This was encouragement to persevere, and I praised the Contessa to him when we happened to be alone together. "You have a short memory it seems," said he. "You told me not so long ago that you'd been in love with a girl who jilted you. Have you forgotten her already?"
I winced under this thrust, but hoped that the Boy did not see it. His stab reminded me that I had found very little time lately to regret Miss Blantock, now Lady Jerveyson; and Molly Winston's words recurred to me: "If I could only prove to you that you aren't and never have been in love with Helen." I had retorted that to accomplish this would be difficult, and she had confidently replied that she would engage to do it, if I would "take her prescription." I had taken her prescription, and—indisputably the wound had become callous, though I was not prepared to admit that it had healed. However, if I had ceased actively to mourn the grocer's triumph, it was not Gaetà who had wrought the magic change. What had caused it I was myself at a loss to understand, but I did not wish to argue the matter with the Boy. He was welcome to think what he chose.
"Hearts are caught in the rebound sometimes, if for once a proverb can be right," said I evasively; though a few weeks ago, when Molly had been constantly alluding to her friend Mercédès, I had told myself that no one could achieve such a feat with mine.
To this suggestion the Boy made no response, save to tighten his lips, resolving, I supposed, that if hearts were flying about like shuttlecocks, his battledore should be ready to catch the Contessa's.
Our road from Chamounix to Annecy led us past gorges and over high precipices and among noble mountains, but my mind was no longer in a condition to receive or retain strong impressions of natural beauty.
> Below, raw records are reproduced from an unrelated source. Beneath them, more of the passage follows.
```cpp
__global__ __launch_bounds__(BLK) void slab_job_kernel(SlabJob q) { slab_job_run(q, (int)blockIdx.x); }
int slab_job_launch(const SlabJob& q, hipStream_t s) {
    if (q.nblocks <= 0) return 0;
    slab_job_kernel<<<q.nblocks, BLK, 0, s>>>(q);
    MI3D_LAUNCH_CHECK();
    return 0;
// ... 3 lines not shown
                          SlabJob* pend = nullptr) {
    int64_t nW = (int64_t)Cout * Cin * 27, slab_sz = nW + Cout;
    if (pend) { *pend = slab_job_make((dW && slab_sz >= (800 << 10)) ? 2 : 1, ws, nsb, slab_sz, nW, dW, db, Cin, Cout, accumulate); return 0; }
    if (dW && slab_sz >= (800 << 10))
        slab_reduce_tile_kernel<<<(Cout / 16) * (Cin / 16) * 4, BLK, 0, s>>>(ws, nsb, slab_sz, nW, dW, db, accumulate, Cin, Cout);
    else if (slab_sz < (16 << 10))
        slab_reduce2_kernel<true, 8><<<cdiv(slab_sz, 8), BLK, 0, s>>>(ws, nsb, slab_sz, nW, dW, db, accumulate, Cin, Cout);
    else
        slab_reduce2_kernel<true, 32><<<cdiv(slab_sz, 32), BLK, 0, s>>>(ws, nsb, slab_sz, nW, dW, db, accumulate, Cin, Cout);
    MI3D_LAUNCH_CHECK();
    return 0;
}

size_t conv3_mfma_wgrad_ws_floats(int Cin, int Cout, Geo g) {
    if (Cin == 1) return (size_t)c1_nsb(g) * ((size_t)Cout * 27 + Cout);
    return (size_t)wgrad_cfg(Cin, Cout, g).nsb * ((size_t)Cout * Cin * 27 + Cout);
}

bool conv3_mfma_big_geo(Geo g) { return big_geo(g); }

int conv3_mfma_wgrad(const void* x, int xcs, int Cin, const void* dy, int dycs, int Cout, Geo g, float* dW, float* db,
                     int accumulate, float* ws, size_t ws_floats, hipStream_t s, Halves xh, SlabJob* pend, int wg_target) {
    MI3D_CHECK_ARG(conv3_mfma_supported(Cin, Cout, xcs, dycs) && dycs % 8 == 0, "conv3_mfma_wgrad: unsupported channels");
    WgCfg c = wgrad_cfg(Cin, Cout, g, wg_target);
    int64_t nW = (int64_t)Cout * Cin * 27, slab_sz = nW + Cout;
    MI3D_CHECK_ARG(ws_floats >= (size_t)c.nsb * slab_sz, "conv3_mfma_wgrad: workspace too small");
    const bf16* xp = (const bf16*)x; const bf16* dp = (const bf16*)dy;
    int rc;
    if (c.cob == 1 && c.cib == 1) rc = launch_wgrad<1, 1, 27>(xp, xcs, Cin, dp, dycs, Cout, g, ws, c, s, xh);
    else { MI3D_CHECK_ARG(false, "conv3_mfma_wgrad: no kernel for this block config"); return -1; }
    MI3D_TRY(rc);
    return wgrad_slab_sum(ws, c.nsb, Cin, Cout, dW, db, accumulate, s, pend);
}


extern "C" int mi3d_time_next_conv3_kernel(void* start_event, void* stop_event, int kind, int Cin, int Cout) {
    g_hook = TimeHook();
    if (!start_event || !stop_event) return 0;
    g_hook.e0 = (hipEvent_t)start_event; g_hook.e1 = (hipEvent_t)stop_event;
    g_hook.kind = kind; g_hook.cin = Cin; g_hook.cout = Cout; g_hook.armed = true;
    return 0;
}
extern "C" int mi3d_time_hook_fired(void) {
    const int f = g_hook.fired ? 1 : 0;
    g_hook = TimeHook();
    return f;
}

bool conv3_mfma_bwd_fused_persist_ok(int Cin, int Cout, int xcs, int dycs, Geo g) {
    return persist_ok(Cout, Cin, g) && conv3_mfma_supported(Cin, Cout, xcs, dycs) && dycs % 8 == 0 && !mi3d_routes().no_fused_bwd &&
           !mi3d_routes().no_fused_bwd_p;
}
int conv3_mfma_bwd_fused_persist(const void* x, int xcs, int Cin, const void* dy, int dycs, int Cout, const void* wp_dgrad, void* dx,
                                 int dxcs, Geo g, float* dW, float* db, int accumulate, float* wgws, size_t wgws_floats,
                                 hipStream_t s, Halves xh, Halves dxh, SlabJob* pend) {
    MI3D_CHECK_ARG(conv3_mfma_bwd_fused_persist_ok(Cin, Cout, xcs, dycs, g) && dx, "conv3_mfma_bwd_fused_persist: unsupported layer");
    int groups = (Cout / 16) * (Cin / 16);
    int64_t ntw = (int64_t)g.N * cdiv(g.D, WTZ) * cdiv(g.H, WTY) * cdiv(g.W, WTX);
    const int wcap = device_cus(), pcap = device_cus();
    int64_t want = wcap / groups; if (want < 1) want = 1;
    int64_t rounds = cdiv(ntw, want);
    int nsb = (int)cdiv(ntw, rounds);
    int64_t nW = (int64_t)Cout * Cin * 27, slab_sz = nW + Cout;
    MI3D_CHECK_ARG(wgws_floats >= (size_t)nsb * slab_sz, "conv3_mfma_bwd_fused_persist: workspace too small");
    FusedPArgs a;
    a.wx = (const bf16*)x; a.wxcs = xcs; a.wCin = Cin; a.wdy = (const bf16*)dy; a.wdycs = dycs; a.wCout = Cout;
    a.tZ = cdiv(g.D, WTZ); a.tY = cdiv(g.H, WTY); a.tX = cdiv(g.W, WTX); a.slabs = wgws;
    a.wgx = nsb; a.wgy = Cout / 16; a.wgz = Cin / 16; a.wxh = xh;
    a.dxin = (const bf16*)dy; a.dxcs_in = dycs; a.dwp = (const bf16*)wp_dgrad; a.dyout = (bf16*)dx; a.dycs_out = dxcs;
    a.ptZ = cdiv(g.D, 4); a.ptY = cdiv(g.H, 8); a.ptX = cdiv(g.W, 16); a.pnt = g.N * a.ptZ * a.ptY * a.ptX;
    a.pgrid = a.pnt < pcap ? a.pnt : pcap; a.dyh = dxh;
    a.N = g.N; a.D = g.D; a.H = g.H; a.W = g.W;
    a.xcd_tiles = 1;
    a.flags = (dxcs % 8 == 0 && ((uintptr_t)dx % 16) == 0 && dxh.delta % 8 == 0) ? 2 : 0;
    int nw = a.wgx * a.wgy * a.wgz;
    int half = nw > a.pgrid ? nw : a.pgrid;
    unsigned nblk = (unsigned)(2 * half);
    auto launch = [&](auto cob, auto nch) -> int {
        constexpr int COB = decltype(cob)::value, NCH = decltype(nch)::value;
        constexpr size_t lds = LdsP<COB, NCH>::bytes > LdsWg<1, 1>::bytes ? LdsP<COB, NCH>::bytes : LdsWg<1, 1>::bytes;
        static_assert(lds >= LdsP<COB, NCH>::bytes && lds >= LdsWg<1, 1>::bytes, "one LDS block for either body");
        return launch_hooked<conv3_bwd_fused_persist_kernel<COB, NCH>>(nblk, BLK, lds, s, 0, Cin, Cout, a);
    };
    constexpr std::integral_constant<int, 1> one{};
    constexpr std::integral_constant<int, 2> two{};
    MI3D_TRY(Cout == 16 && Cin == 16 ? launch(one, one) : Cout == 32 ? launch(one, two) : launch(two, one));
    return wgrad_slab_sum(wgws, nsb, Cin, Cout, dW, db, accumulate, s, pend);
}

bool conv3_mfma_bwd_fused_ok(int Cin, int Cout, int xcs, int dycs, int dxcs, Geo g) {
    if (big_geo(g) && (persist_ok(Cout, Cin, g) || mi3d_routes().no_fused_bwd_big)) return false;
    return Cin % 32 == 0 && conv3_mfma_supported(Cin, Cout, xcs, dycs) && dycs % 8 == 0 && dxcs % 8 == 0 &&
           !mi3d_routes().no_fused_bwd;
}

constexpr int FUSED_WGRAD_TARGET = 288;

int conv3_mfma_bwd_wg_target(int Cin, int Cout, int xcs, int dycs, int dxcs, Geo g) {
    if (conv3_mfma_bwd_fused_persist_ok(Cin, Cout, xcs, dycs, g)) return device_cus();
    if (conv3_mfma_bwd_fused_ok(Cin, Cout, xcs, dycs, dxcs, g)) return FUSED_WGRAD_TARGET;
    return 0;
}

int conv3_mfma_bwd_fused(const void* x, int xcs, int Cin, const void* dy, int dycs, int Cout, const void* wp_dgrad, void* dx,
                         int dxcs, Geo g, float* dW, float* db, int accumulate, float* wgws, size_t wgws_floats, float* skws,
                         hipStream_t s, SlabJob* pend, int* ks_deferred) {
    if (ks_deferred) *ks_deferred = 0;
    MI3D_CHECK_ARG(conv3_mfma_bwd_fused_ok(Cin, Cout, xcs, dycs, dxcs, g) && dx && ((uintptr_t)dx % 16) == 0 && skws,
                   "conv3_mfma_bwd_fused: unsupported layer %d->%d", Cin, Cout);
    WgCfg c = wgrad_cfg(Cin, Cout, g, FUSED_WGRAD_TARGET);
    int64_t nW = (int64_t)Cout * Cin * 27, slab_sz = nW + Cout;
    MI3D_CHECK_ARG(wgws_floats >= (size_t)c.nsb * slab_sz, "conv3_mfma_bwd_fused: workspace too small");
    bool big = big_geo(g);
    int ks = pick_ksplit(Cout, Cin, g, CONV3_BWD_SPLITK_TARGET);
    FusedArgs a;
    a.wx = (const bf16*)x; a.wxcs = xcs; a.wCin = Cin; a.wdy = (const bf16*)dy; a.wdycs = dycs; a.wCout = Cout;
    a.tZ = cdiv(g.D, WTZ); a.tY = cdiv(g.H, WTY); a.tX = cdiv(g.W, WTX); a.slabs = wgws;
    a.wgx = c.nsb; a.wgy = Cout / 16; a.wgz = Cin / 16;
    a.dxin = (const bf16*)dy; a.dxcs_in = dycs; a.dCin = Cout; a.dwp = (const bf16*)wp_dgrad; a.dyout = (bf16*)dx; a.dycs_out = dxcs;
    a.dCout = Cin; a.dtZ = cdiv(g.D, 4); a.dtY = cdiv(g.H, 8); a.dtX = cdiv(g.W, big ? 16 : 8); a.dpart = ks > 1 ? skws : nullptr;
    a.dgx = g.N * a.dtZ * a.dtY * a.dtX; a.dgy = Cin / 32; a.dgz = ks;
    a.N = g.N; a.D = g.D; a.H = g.H; a.W = g.W;
    constexpr size_t lds = LdsWg<1, 1>::bytes;
    static_assert(lds >= Lds4<ConvTile<4, 8, 1, 16>, 2>::bytes && lds >= Lds4<ConvTile<4, 2, 2, 4>, 2>::bytes,
                  "one LDS block for the weight-gradient body and either input-gradient body");
    unsigned nblk = (unsigned)(((a.wgx * a.wgy * a.wgz + 7) & ~7) + a.dgx * a.dgy * a.dgz);
    if (big) MI3D_TRY((launch_hooked<conv3_bwd_fused_kernel<true, false>>(nblk, BLK, lds, s, -1, 0, 0, a)));
    else if (ks > 1) MI3D_TRY((launch_hooked<conv3_bwd_fused_kernel<false, true>>(nblk, BLK, lds, s, -1, 0, 0, a)));
    else MI3D_TRY((launch_hooked<conv3_bwd_fused_kernel<false, false>>(nblk, BLK, lds, s, -1, 0, 0, a)));
    if (ks > 1 && ks_deferred) {
        *ks_deferred = ks;
        return wgrad_slab_sum(wgws, c.nsb, Cin, Cout, dW, db, accumulate, s, pend);
// ... 48 lines not shown
```

Baseline: 976.2 volumes/s.

## Walk persistent conv tiles in contiguous brick spans for cache locality

```diff
diff --git a/multimodal_segmentation_project_amd/csrc/common.h b/multimodal_segmentation_project_amd/csrc/common.h
--- a/multimodal_segmentation_project_amd/csrc/common.h
+++ b/multimodal_segmentation_project_amd/csrc/common.h
@@ -35,7 +35,7 @@
 
 #define MI3D_ROUTE_LIST(X)                                                                                          \
     X(no_planar, 0)                                     \
-    X(no_persist, 0)                                \
+    X(no_persist, 0)         \
     X(no_head_loss, 0)                      \
     X(no_pool_fuse, 0)                                           \
     X(no_small_bn, 0)       \
diff --git a/multimodal_segmentation_project_amd/csrc/conv3_mfma.hip b/multimodal_segmentation_project_amd/csrc/conv3_mfma.hip
--- a/multimodal_segmentation_project_amd/csrc/conv3_mfma.hip
+++ b/multimodal_segmentation_project_amd/csrc/conv3_mfma.hip
@@ -7,6 +7,7 @@
 #include "mfma_tile.h"
 #include "ops.h"
 #include "slab_sum.h"
+#include "tile_walk.h"
 
 namespace {
 
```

I was irritable and "out of myself," vainly wishing back the days when the Boy and I, undisturbed by feminine society, had travelled tranquilly, side by side, giving each other thought for thought.
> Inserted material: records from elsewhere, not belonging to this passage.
def _attn_block_bwd(dy, x2, y, saved, B, L, key_ids, pad_value, causal, H, prm, drop_p=0.0, seed=0, rowmask=None,
                    x_masked=False):
    Wq, bq, Wk, bk, Wv, bv, Wo, bo, g, be = prm
    qkv, ctx_, lse, rstd = saved
    d = x2.shape[1]
    P = Wo.shape[1]
    (dg, rg), (dbe, rbe) = _gt(g), _gt(be)
    live = _live(rowmask, dy.shape[0], (d == 128 and P == 128) or (LISTS_256 and d == 256 and P == 256 and _ws_tier()))
    (dWo, rWo), (dbo, rbo) = _gt(Wo), _gt(bo)
    if FUSE_ATTN_OUT_BWD and d == 128 and P == 128:
        dz, dctx = hip.attn_out_bwd(dy, y, rstd, g.detach(), be.detach(), rowmask, dg, dbe,
                                    shadow(Wo, transpose=True, pack=True, split=True), live=live, w_packed=True)
        _tn(dz, ctx_.view(B * L, P), dWo, dbo, live=live)
    else:
        dz = hip.ln_bwd(dy, y, rstd, g.detach(), be.detach(), rowmask, dg, dbe, live=live)
        hip.gemm_tn(dz, ctx_.view(B * L, P), dWo, dbo, live=live if live is not None else _live_tn(rowmask, dz.shape[0], P, d))
        dctx = hip.gemm_nt(dz, shadow(Wo, transpose=True), live=live, skip_dead_fill=True)
    sub = (QKV_BIAS_ROWS_IN_ATTENTION and x_masked == 2 and _unwritten_qkv_ok() and L <= ATTN_RESIDENT_MAX_L
           and _zero_rows_live(rowmask, x2.shape[0], True, d, 3 * P) is not None)
    dqkv = hip.attn_bwd(qkv if qkv.dim() == 5 else qkv.view(B, L, -1), dctx.view(B, L, P), ctx_, lse, key_ids, pad_value, causal, H,
                        drop_p=drop_p, seed=seed, rowmask=rowmask, bqkv=bias_cat((bq, bk, bv)) if sub else None)
    dqkv2 = dqkv.view(B * L, 3 * P)
    (dWqkv, rW), (dbqkv, rb) = _gt_cat((Wq, Wk, Wv)), _gt_cat((bq, bk, bv))
    _tn(dqkv2, x2, dWqkv, dbqkv)
    Wt = shadow_cat((Wq, Wk, Wv), transpose=True)
    if (WS_SPLIT_K_DX and _ws_tier() and dqkv2.shape[0] >= 4096 and 3 * P == 768 and d % 128 == 0
            and 128 < d <= 1024):
        dx = hip.gemm_nt(dqkv2[:, :384], Wt[:, :384], epilogue=hip.EPI_ADD, aux=dz, live=live)
        dx = hip.gemm_nt(dqkv2[:, 384:], Wt[:, 384:], epilogue=hip.EPI_ADD, aux=dx, out=dx, live=live)
    else:
        dx = hip.gemm_nt(dqkv2, Wt, epilogue=hip.EPI_ADD, aux=dz, live=live)
    return dx, (rW[0], rb[0], rW[1], rb[1], rW[2], rb[2], rWo, rbo, rg, rbe)


def _ffn_block_fwd(y, rowmask, W1, b1, W2, b2, g, be, drop_p=0.0, seed_h1=0, seed_out=0):
    M, d = y.shape
    dff = W1.shape[0]
    wide = WS_PROJ_PLUS_LN and _ws_tier() and M >= 4096 and d == 256 and dff % 128 == 0 and dff // 128 <= 4
    if wide and WS_DROP_GELU_EPILOGUE:
        gact = torch.empty(M, dff, device=y.device, dtype=y.dtype)
        h1 = hip.gemm_nt(y, shadow(W1), b1.detach(), epilogue=hip.EPI_DROP_GELU, drop_p=drop_p, drop_seed=seed_h1, out2=gact)
        lf = _live(rowmask, M, LISTS_256 and dff == 512)
        l2 = hip.gemm_nt(gact, shadow(W2), b2.detach(), live=lf)
        out, rstd = hip.add_drop_ln(y, l2, g.detach(), be.detach(), rowmask, drop_p, seed_out, LN_EPS)
        return out, (h1, rstd)
    h1 = hip.gemm_nt(y, shadow(W1), b1.detach())
    if wide:
        gact = hip.dropout_gelu(h1, drop_p, seed_h1)
        l2 = hip.gemm_nt(gact, shadow(W2), b2.detach())
        out, rstd = hip.add_drop_ln(y, l2, g.detach(), be.detach(), rowmask, drop_p, seed_out, LN_EPS)
        return out, (h1, rstd)
    if drop_p > 0:
        hip.dropout_(h1, drop_p, seed_h1)
        l2 = hip.gemm_nt(h1, shadow(W2), b2.detach(), prologue=hip.PRO_GELU, out_f32=True)
        hip.dropout_(l2, drop_p, seed_out)
        out, rstd = hip.bcast_add_ln(y, l2, g.detach(), be.detach(), 1, LN_EPS)
        if rowmask is not None:
            out = out * rowmask.to(out.dtype).unsqueeze(1)
        return out, (h1, rstd)
    rstd = torch.empty(y.shape[0], device=y.device, dtype=torch.float32)
    out = hip.gemm_nt(h1, shadow(W2), b2.detach(), prologue=hip.PRO_GELU, epilogue=hip.EPI_RESID_LN, aux=y,
                      gamma=g.detach(), beta=be.detach(), rowmask=rowmask, rstd_out=rstd, eps=LN_EPS)
    return out, (h1, rstd)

"Nothing can be as it has been;
Better, so call it, only not the same,"
Browning said; and so, I feared, it would be after this with me.
We were all to stay at Annecy for a night and a day, the Contessa having announced that she and her friends would stop too; then Gaetà and the others were to go on to Aix-les-Bains by rail, and the Boy and I were to follow on foot, attended by our satellites. Later, we were to spend a few days at the Contessa's villa and get upon our way again, journeying south. But it did not seem to me that my little Pal and I would ever be as we had been before, even though we walked from Aix-les-Bains all the way down to the Riviera shoulder to shoulder. I had the will to be the same, but he was different now; and though we left Gaetà in the flesh at her villa, entertaining guests, Gaetà in the spirit would still flit between us as we went. The Boy would be thinking of her; I should know that he was thinking of her, and—there would be an end of our confidences.
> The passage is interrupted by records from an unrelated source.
__device__ __forceinline__ void step_filter_split(uint32_t K, uint32_t W, uint32_t target_waves, uint32_t& tiles, uint32_t& bpw, uint32_t& nchunk) {
  tiles = (2u * K + 63u) / 64u;
  uint32_t nsplit = max(1u, target_waves / max(tiles, 1u));
  nsplit = min(nsplit, max((W + 1u) / 2u, 1u));
  bpw = max(2u, (((W + nsplit - 1u) / nsplit + 1u) / 2u) * 2u);
  nchunk = (W + bpw - 1u) / bpw;
  if ((nchunk + 3u) / 4u > kFeasRecGroups) {
    bpw = ((W + 4u * kFeasRecGroups - 1u) / (4u * kFeasRecGroups) + 1u) / 2u * 2u;
    nchunk = (W + bpw - 1u) / bpw;
  }
}
template <int TS>
__device__ __forceinline__ void step_filter_block(const GroupsDev& gr, const NodesDev& nd, const BatchDev& b, const BatchParams& prm, const int64_t* ckeys,
                                                  const uint32_t* cpres, uint32_t kcap, uint32_t target_waves, uint32_t ustride, uint32_t bx, uint32_t nblocks,
                                                  bool direct, uint32_t tk_slots0, uint32_t slot_producers) {
  __shared__ uint32_t s_cnt[4][64];
  BS_STAMP_AT(4, 0, bx);
  const Shape<TS> sh(prm.S);
  const uint32_t gate = prm.eph_gate, K = prm.k_host ? prm.k_host : (uint32_t)__builtin_amdgcn_readfirstlane((int)*b.kclass), U = 2u * K;
  const uint32_t W = (nd.n + 63u) / 64u;
  if (!U || !W) return;
  uint32_t tiles, bpw, nchunk;
  step_filter_split(K, W, target_waves, tiles, bpw, nchunk);
  const uint32_t groups = (nchunk + 3u) / 4u;
  const int32_t leader0 = b.leader_epoch[0];
  LeaderPre lp0{}, lp1{};
  const bool two = prm.sop_leader0 >= 0 && prm.sop_leader0 != leader0;
  if (gr.g) {
    leader_pre_load(gr, leader0, sh, lp0);
    if (two) leader_pre_load(gr, prm.sop_leader0, sh, lp1); else lp1 = lp0;
  }
  bool waited = false;
  for (uint32_t bi = bx; bi < tiles * groups; bi += nblocks) {
    const uint32_t tile = bi % tiles, group = bi / tiles, chunk = group * 4u + (uint32_t)wave_id();
    const uint32_t src = tile * 64u + (uint32_t)lane_id();
    const bool second = src >= K;
    const uint32_t c = src < U ? (second ? src - K : src) : 0u;
    uint32_t cnt = 0;
    if (chunk < nchunk) {
      Res raw;
#pragma unroll
      for (uint32_t j = 0; j < BS_MAX_LANES; ++j)
        if (j < sh.L()) raw.v[j] = ckeys[(size_t)j * kcap + c];
      raw.present = cpres[c];
      Res cur;
      res_zero(cur, sh);
      res_add(cur, raw, sh, gate);
      LeaderPre lp = lp0;
      if (second) lp = lp1;
      const bool on = src < U && (second ? prm.sop_leader0 >= 0 : leader0 >= 0) && lp.have_mr;
      int64_t R[4], M[4];
      const uint32_t ff = filter_slot_values(cur, lp, sh, gate, R, M);
      filter_item<2, 4, true, true>(nd, b, U, ustride, tile, chunk * bpw, min(W, chunk * bpw + bpw), 0u,
                                    on ? (ff | ((uint32_t)BS_FL_EVALUATED << 8)) : ((uint32_t)BS_FL_NOT_RUN << 8), R, M, &cnt);
    }
    s_cnt[wave_id()][lane_id()] = cnt;
    BS_STAMP_AT(4, 1, bx);
    if (direct && b.h_rows) asm volatile("s_waitcnt vmcnt(0)" ::: "memory");
    __syncthreads();
    BS_STAMP_AT(4, 2, bx);
    if (wave_id() == 0 && src < U) {
      const uint32_t sum = s_cnt[0][lane_id()] + s_cnt[1][lane_id()] + s_cnt[2][lane_id()] + s_cnt[3][lane_id()];
      if (direct) {
        st_pub<true>(&b.feas_rec[(size_t)group * (2u * kStepSlotsMax) + src], ((unsigned long long)prm.seq_inv << 32) | sum);
      } else {
        if (!waited) { (void)step_wait(&b.ticket[kTkSlots], tk_slots0, slot_producers, b.h_err); waited = true; }
        if (sum) atomicAdd(&b.fu_feas[src], sum);
      }
    }
    __syncthreads();
  }
  BS_STAMP_AT(4, 7, bx);
}

template <int TS>
__device__ __forceinline__ void class_slots_block(const GroupsDev& gr, const BatchDev& b, const BatchParams& prm, const int64_t* ckeys, const uint32_t* cpres,
                                                  uint32_t kcap, uint32_t blk, bool zero_feas) {
  const Shape<TS> sh(prm.S);
#ifdef BS_TEST_OLD_ZERO
// ... 361 lines not shown
    else
      tally_tail<true>(gr, b, prm, grouped, grouped ? (uint32_t)gi0 : 0u, admit, nblocks);
  }
  BS_STAMP(3, 7);
}

template <int S>
__global__ __launch_bounds__(256) void k_fast_scan_filter(PodsDev pods, NodesDev nd, BatchDev bt, BatchParams prm, uint32_t m, uint32_t jcap,
                                                          uint32_t scan_blocks, uint32_t filter_waves, uint32_t ustride) {
  __shared__ int64_t s_rows[4][64][4 + S];
  if (blockIdx.x < scan_blocks)
    scan_loop<S, true, 1>(bt, prm, m, jcap, 0u, 0u, 1u, blockIdx.x, scan_blocks, s_rows[wave_id()]);
  else
    filter_loop<2>(pods, nd, bt, filter_waves, 1u, ustride, prm.collect_stats, blockIdx.x - scan_blocks, gridDim.x - scan_blocks, prm.stamp, 2u * prm.k_host);
}
template <int S>
__global__ __launch_bounds__(256) void k_fast_scan(BatchDev bt, BatchParams prm, uint32_t m, uint32_t jcap) {
  __shared__ int64_t s_rows[4][64][4 + S];
  scan_loop<S, true, 1>(bt, prm, m, jcap, 0u, 0u, 1u, blockIdx.x, gridDim.x, s_rows[wave_id()]);
}
template <int PU, bool DB>
__global__ __launch_bounds__(256) void k_fast_filter(PodsDev pods, NodesDev nd, BatchDev bt, BatchParams prm, uint32_t filter_waves, uint32_t ustride) {
  filter_loop<2, PU, DB>(pods, nd, bt, filter_waves, 1u, ustride, prm.collect_stats, blockIdx.x, gridDim.x, prm.stamp, 2u * prm.k_host);
}
#if BS_EMIT_FAST
__global__ __launch_bounds__(256) __attribute__((amdgpu_waves_per_eu(7))) void k_fast_filter_w7(PodsDev pods, NodesDev nd, BatchDev bt, BatchParams prm, uint32_t filter_waves,
                                                                                                uint32_t ustride) {
  filter_loop<2, 2, false>(pods, nd, bt, filter_waves, 1u, ustride, prm.collect_stats, blockIdx.x, gridDim.x, prm.stamp, 2u * prm.k_host);
}
#endif
#if BS_EMIT_FAST
__global__ __launch_bounds__(256) void k_fast_filter_t(NodesDev nd, BatchDev bt, BatchParams prm, uint32_t filter_waves, uint32_t ustride, uint32_t by_tile) {
  filter_loop_t<false>(nd, bt, filter_waves, ustride, prm.collect_stats, blockIdx.x, gridDim.x, prm.stamp, 2u * prm.k_host, by_tile);
}
#endif
template <int S>
__global__ __launch_bounds__(256) __attribute__((amdgpu_waves_per_eu(S <= 1 ? 4 : 1))) void k_fast_scan_filter_t(NodesDev nd, BatchDev bt, BatchParams prm, uint32_t m, uint32_t jcap, uint32_t scan_blocks,
                                                            uint32_t filter_waves, uint32_t ustride, uint32_t form) {
  __shared__ int64_t s_rows[4][64][4 + S];
  const uint32_t filter_first = form & 1u, by_tile = form & 2u;
  const uint32_t filter_blocks = gridDim.x - scan_blocks;
  const bool is_scan = filter_first ? blockIdx.x >= filter_blocks : blockIdx.x < scan_blocks;
  BS_STAMP(2, 0);
  if (is_scan)
    scan_loop<S, true, 1>(bt, prm, m, jcap, 0u, 0u, 1u, filter_first ? blockIdx.x - filter_blocks : blockIdx.x, scan_blocks, s_rows[wave_id()]);
  else
    filter_loop_t<true>(nd, bt, filter_waves, ustride, prm.collect_stats, filter_first ? blockIdx.x : blockIdx.x - scan_blocks, filter_blocks, prm.stamp, 2u * prm.k_host, by_tile);
  BS_STAMP(2, 7);
}
#if BS_EMIT_MAIN
__global__ __launch_bounds__(256) void k_fast_final(PodsDev pods, GroupsDev gr, NodesDev nd, BatchDev b, BatchParams prm, uint32_t query_blocks) {
  fast_final_block(pods, gr, nd, b, prm, query_blocks, blockIdx.x, gridDim.x, 0u);
}
#endif

template <int S>
__global__ __launch_bounds__(256) void k_fast_scan_filter_final(PodsDev pods, GroupsDev gr, NodesDev nd, BatchDev b, BatchDev bt, BatchParams prm, uint32_t m,
                                                                uint32_t jcap, uint32_t scan_blocks, uint32_t filter_blocks, uint32_t filter_waves,
                                                                uint32_t ustride, uint32_t query_blocks) {
  __shared__ int64_t s_rows[4][64][4 + S];
  const uint32_t producers = scan_blocks + filter_blocks;
  test_chaos_delay();
#ifdef BS_TEST_LATE_ROLE_B
  {
    const int role = blockIdx.x < scan_blocks ? 0 : blockIdx.x < producers ? 1 : 2;
    if (role == BS_TEST_LATE_ROLE_B) for (int spin = 0; spin < 20; ++spin) __builtin_amdgcn_s_sleep(127);
  }
#endif
  if (blockIdx.x < producers) {
    BS_STAMP(2, 0);
    if (blockIdx.x < scan_blocks)
      scan_loop<S, true, 2>(bt, prm, m, jcap, 0u, 0u, 1u, blockIdx.x, scan_blocks, s_rows[wave_id()]);
    else
      filter_loop<2>(pods, nd, bt, filter_waves, 1u, ustride, prm.collect_stats, blockIdx.x - scan_blocks, filter_blocks, prm.stamp, 2u * prm.k_host);
    asm volatile("s_waitcnt vmcnt(0)" ::: "memory");
    __syncthreads();
    if (threadIdx.x == 0) (void)__hip_atomic_fetch_add(&b.ticket[1], 1u, __ATOMIC_RELAXED, __HIP_MEMORY_SCOPE_AGENT);
    BS_STAMP(2, 7);
    return;
  }
  fast_final_block(pods, gr, nd, b, prm, query_blocks, blockIdx.x - producers, gridDim.x - producers, producers);
}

The way, though kaleidoscopic with changing beauties, seemed long to Annecy. By the time that we arrived, after two days' going, the Contessa had eyes or dimples or laughter for no one but the Boy. Sometimes he was seized with sudden moods of rebellion against his new slavery, and was almost rude to her, saying things which she would not have forgiven readily from another, but the child-woman appeared to find a keen delight in forgiving him. Seeing the preference bestowed upon the young American, Paolo's brother and sister were inclined to make common cause with me.
In the garden of the old-fashioned hotel at Annecy where we all took up our headquarters, they came and encamped beside me, at a table near which I sat alone, smoking, after our first dinner in the place. A moment later Gaetà passed with the Boy, pacing slowly under the interlacing branches of the trees.